::: EXERCISE INPUTS
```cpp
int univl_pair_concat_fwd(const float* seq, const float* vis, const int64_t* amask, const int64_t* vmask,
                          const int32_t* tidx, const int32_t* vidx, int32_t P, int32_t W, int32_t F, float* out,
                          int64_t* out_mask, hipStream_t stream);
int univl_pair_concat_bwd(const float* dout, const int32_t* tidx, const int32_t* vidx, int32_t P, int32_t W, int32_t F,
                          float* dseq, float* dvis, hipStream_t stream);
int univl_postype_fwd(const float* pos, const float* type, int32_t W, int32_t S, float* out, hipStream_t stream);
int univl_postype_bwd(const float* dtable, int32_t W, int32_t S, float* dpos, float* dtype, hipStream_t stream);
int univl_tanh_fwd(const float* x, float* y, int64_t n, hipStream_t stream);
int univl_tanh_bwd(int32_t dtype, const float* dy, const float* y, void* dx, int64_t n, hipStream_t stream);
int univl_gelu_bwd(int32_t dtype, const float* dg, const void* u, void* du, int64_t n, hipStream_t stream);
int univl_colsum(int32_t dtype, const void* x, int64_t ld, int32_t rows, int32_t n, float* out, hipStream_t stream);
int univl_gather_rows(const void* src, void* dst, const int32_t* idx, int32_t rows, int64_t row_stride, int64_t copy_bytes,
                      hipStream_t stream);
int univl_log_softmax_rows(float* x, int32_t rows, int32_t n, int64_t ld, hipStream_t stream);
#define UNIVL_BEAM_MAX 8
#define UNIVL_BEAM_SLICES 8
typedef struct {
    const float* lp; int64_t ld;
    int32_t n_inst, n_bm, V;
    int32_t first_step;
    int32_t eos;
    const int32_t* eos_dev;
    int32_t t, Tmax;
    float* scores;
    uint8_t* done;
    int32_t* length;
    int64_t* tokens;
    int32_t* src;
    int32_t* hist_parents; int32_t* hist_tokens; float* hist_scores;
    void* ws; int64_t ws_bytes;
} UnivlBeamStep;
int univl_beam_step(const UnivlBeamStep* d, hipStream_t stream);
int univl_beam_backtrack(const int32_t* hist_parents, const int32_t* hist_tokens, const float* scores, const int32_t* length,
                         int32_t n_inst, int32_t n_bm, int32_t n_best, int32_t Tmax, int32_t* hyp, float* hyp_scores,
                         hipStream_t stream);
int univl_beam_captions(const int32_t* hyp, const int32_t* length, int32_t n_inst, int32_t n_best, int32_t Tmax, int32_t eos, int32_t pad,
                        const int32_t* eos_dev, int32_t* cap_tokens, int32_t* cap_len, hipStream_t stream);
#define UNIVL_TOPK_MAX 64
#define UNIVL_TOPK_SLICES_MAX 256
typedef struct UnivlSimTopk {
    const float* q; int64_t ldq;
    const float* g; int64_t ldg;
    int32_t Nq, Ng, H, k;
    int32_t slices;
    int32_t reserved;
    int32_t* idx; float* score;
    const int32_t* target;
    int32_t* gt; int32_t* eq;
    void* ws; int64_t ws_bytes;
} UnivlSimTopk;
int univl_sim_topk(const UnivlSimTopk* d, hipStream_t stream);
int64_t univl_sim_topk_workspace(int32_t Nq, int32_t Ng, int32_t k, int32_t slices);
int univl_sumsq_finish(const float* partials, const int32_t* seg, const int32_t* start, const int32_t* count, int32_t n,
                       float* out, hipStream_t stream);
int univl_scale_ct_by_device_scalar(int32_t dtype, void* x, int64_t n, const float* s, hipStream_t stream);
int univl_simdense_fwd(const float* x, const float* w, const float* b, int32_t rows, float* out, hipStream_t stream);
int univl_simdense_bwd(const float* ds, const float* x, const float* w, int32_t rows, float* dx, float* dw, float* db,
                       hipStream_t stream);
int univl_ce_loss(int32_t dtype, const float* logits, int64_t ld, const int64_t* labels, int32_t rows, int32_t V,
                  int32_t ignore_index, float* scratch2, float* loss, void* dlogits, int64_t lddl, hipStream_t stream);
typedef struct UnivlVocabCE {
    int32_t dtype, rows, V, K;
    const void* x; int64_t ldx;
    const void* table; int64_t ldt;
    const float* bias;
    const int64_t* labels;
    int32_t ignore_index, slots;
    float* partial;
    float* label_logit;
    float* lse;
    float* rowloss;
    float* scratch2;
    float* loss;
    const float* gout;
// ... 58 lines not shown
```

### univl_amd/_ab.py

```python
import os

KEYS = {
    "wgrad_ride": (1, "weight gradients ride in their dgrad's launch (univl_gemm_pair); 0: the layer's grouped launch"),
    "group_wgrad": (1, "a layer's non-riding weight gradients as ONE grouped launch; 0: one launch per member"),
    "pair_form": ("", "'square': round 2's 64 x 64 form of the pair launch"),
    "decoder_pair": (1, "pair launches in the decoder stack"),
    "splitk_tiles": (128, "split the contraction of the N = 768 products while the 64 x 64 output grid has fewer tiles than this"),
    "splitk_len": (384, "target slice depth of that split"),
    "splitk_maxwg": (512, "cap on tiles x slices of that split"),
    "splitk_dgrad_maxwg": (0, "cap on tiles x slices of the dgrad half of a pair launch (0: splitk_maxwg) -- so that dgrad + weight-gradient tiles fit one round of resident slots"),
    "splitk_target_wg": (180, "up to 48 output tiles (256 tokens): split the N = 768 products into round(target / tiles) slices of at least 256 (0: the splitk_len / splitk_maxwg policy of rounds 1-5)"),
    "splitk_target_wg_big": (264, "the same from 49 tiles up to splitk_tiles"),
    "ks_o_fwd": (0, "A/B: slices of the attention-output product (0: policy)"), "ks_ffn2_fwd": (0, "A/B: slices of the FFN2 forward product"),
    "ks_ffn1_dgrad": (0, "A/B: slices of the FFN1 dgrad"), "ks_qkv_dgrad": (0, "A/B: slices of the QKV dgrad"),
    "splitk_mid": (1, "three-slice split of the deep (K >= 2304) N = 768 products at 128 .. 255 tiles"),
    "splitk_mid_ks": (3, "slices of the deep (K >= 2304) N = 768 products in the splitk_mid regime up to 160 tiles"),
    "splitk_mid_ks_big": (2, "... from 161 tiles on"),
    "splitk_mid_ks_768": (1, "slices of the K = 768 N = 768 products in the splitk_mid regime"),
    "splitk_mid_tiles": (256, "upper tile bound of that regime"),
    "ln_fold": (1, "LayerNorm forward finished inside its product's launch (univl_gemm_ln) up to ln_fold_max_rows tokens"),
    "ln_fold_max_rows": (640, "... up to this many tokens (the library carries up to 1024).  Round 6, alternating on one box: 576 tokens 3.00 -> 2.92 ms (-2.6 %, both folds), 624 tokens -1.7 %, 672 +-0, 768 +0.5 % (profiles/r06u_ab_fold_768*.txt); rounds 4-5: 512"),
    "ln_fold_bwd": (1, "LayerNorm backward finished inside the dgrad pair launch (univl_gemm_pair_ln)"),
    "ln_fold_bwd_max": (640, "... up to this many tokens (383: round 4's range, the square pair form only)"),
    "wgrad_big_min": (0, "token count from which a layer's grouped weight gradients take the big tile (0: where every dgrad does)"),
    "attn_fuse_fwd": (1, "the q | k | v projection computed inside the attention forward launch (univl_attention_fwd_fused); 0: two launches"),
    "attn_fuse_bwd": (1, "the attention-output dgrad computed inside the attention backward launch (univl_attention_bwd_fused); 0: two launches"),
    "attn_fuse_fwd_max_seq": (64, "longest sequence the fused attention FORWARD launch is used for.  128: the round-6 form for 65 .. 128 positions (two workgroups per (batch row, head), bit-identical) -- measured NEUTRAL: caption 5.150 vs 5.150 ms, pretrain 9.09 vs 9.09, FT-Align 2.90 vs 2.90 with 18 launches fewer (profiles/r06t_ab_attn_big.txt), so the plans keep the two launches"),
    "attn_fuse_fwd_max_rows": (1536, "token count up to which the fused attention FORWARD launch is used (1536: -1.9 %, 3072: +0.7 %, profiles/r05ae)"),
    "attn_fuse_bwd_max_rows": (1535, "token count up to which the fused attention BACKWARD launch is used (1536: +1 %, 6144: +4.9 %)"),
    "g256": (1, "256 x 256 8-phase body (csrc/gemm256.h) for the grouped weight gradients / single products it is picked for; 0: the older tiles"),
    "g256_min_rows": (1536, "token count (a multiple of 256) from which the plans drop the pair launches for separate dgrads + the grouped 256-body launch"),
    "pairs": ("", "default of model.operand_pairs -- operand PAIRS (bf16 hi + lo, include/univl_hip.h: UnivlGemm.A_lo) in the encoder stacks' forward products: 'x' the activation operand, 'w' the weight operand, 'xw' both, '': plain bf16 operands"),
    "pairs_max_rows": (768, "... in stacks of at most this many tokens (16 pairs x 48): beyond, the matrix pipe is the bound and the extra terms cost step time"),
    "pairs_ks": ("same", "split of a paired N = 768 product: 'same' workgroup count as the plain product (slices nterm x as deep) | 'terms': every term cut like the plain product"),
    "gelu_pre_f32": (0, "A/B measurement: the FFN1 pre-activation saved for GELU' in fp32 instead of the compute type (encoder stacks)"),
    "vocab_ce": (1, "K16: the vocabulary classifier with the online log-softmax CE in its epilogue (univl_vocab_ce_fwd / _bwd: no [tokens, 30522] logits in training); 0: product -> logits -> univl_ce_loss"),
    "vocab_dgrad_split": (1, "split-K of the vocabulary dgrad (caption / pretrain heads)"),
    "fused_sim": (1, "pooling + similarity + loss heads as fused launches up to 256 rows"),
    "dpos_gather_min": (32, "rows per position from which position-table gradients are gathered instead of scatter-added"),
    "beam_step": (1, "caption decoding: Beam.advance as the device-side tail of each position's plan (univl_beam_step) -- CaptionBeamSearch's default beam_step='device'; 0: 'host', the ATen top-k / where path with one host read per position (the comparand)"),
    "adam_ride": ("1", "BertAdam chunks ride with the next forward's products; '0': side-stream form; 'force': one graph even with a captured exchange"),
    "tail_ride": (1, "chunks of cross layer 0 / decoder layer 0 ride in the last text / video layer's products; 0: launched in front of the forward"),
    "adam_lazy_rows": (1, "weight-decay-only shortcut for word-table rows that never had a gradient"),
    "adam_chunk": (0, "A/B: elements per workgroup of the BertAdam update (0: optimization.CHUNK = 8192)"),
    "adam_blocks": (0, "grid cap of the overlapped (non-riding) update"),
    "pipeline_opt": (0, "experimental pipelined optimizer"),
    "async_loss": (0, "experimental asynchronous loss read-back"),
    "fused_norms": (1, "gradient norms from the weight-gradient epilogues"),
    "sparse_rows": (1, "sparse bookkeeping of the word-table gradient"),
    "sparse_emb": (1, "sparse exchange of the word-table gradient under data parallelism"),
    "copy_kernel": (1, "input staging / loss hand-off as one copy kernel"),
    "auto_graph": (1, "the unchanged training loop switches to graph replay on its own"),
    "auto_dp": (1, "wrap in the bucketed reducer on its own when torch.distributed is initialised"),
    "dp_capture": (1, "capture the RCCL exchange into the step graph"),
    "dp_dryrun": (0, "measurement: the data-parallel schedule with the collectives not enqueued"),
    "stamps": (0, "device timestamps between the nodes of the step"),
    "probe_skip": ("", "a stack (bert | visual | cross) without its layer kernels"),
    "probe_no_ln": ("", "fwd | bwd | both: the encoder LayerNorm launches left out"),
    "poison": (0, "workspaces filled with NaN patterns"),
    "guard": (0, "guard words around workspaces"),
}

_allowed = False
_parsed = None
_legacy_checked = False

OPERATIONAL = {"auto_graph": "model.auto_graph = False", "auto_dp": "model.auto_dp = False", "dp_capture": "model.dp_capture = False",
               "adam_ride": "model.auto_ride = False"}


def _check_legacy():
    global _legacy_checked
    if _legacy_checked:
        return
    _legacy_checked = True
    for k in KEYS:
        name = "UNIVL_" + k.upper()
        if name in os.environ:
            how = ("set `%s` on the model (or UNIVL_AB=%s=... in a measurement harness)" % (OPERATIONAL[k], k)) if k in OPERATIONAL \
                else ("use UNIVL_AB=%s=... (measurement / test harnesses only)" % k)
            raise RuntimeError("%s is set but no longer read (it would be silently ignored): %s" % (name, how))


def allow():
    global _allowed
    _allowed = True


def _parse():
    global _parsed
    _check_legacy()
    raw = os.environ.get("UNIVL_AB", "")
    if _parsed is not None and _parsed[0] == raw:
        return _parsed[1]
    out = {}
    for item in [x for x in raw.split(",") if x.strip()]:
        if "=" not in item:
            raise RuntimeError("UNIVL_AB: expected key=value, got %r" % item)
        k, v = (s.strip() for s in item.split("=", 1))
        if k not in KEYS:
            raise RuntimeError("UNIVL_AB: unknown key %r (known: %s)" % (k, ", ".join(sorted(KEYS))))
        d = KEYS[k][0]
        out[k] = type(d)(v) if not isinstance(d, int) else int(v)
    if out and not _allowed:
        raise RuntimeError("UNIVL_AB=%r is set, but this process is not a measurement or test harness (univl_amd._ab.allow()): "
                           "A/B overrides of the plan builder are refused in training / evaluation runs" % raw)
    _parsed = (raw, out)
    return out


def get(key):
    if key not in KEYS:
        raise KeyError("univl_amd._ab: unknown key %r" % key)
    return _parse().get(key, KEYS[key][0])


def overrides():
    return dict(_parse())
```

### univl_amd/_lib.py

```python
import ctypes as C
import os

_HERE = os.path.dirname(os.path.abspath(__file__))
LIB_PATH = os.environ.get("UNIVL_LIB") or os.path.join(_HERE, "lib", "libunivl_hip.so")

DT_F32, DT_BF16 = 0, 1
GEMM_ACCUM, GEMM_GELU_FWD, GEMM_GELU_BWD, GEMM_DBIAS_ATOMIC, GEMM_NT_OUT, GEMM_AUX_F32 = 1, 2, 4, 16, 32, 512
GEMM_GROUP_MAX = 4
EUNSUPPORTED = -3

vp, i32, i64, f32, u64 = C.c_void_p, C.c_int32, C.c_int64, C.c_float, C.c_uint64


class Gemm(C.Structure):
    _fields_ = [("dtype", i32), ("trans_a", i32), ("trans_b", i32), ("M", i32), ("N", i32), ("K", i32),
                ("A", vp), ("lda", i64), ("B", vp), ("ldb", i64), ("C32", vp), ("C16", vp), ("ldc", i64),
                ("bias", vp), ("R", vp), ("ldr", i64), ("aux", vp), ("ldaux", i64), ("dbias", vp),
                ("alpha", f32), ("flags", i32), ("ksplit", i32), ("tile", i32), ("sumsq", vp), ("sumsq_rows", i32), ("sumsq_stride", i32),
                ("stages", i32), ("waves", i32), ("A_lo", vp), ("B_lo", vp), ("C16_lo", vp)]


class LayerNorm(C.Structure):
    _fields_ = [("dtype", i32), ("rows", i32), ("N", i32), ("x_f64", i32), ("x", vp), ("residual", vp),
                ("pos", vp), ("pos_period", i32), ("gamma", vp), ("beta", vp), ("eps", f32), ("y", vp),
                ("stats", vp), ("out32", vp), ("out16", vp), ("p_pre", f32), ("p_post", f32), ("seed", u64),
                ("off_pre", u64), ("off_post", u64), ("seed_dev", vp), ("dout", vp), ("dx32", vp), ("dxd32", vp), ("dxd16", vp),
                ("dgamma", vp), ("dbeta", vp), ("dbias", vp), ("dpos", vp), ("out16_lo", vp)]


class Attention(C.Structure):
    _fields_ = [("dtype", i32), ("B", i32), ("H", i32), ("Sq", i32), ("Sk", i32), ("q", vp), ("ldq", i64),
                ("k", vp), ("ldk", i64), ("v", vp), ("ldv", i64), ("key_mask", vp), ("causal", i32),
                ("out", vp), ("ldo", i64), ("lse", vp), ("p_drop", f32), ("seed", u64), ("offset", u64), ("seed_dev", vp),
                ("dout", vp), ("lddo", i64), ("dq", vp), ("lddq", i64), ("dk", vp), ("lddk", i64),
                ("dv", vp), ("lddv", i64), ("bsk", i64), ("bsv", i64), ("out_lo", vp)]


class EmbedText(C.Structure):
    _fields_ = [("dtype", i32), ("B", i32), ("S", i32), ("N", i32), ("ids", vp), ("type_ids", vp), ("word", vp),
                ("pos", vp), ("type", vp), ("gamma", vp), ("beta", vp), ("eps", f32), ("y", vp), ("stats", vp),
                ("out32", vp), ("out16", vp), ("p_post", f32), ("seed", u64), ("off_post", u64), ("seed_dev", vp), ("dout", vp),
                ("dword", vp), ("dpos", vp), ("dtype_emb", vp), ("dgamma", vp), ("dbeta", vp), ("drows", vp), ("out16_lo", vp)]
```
::::::
PROMPT: In the records above, some lines may contain the word "typedef"; copy every one of them.

TASK ANSWER:
typedef struct {
typedef struct UnivlSimTopk {
typedef struct UnivlVocabCE {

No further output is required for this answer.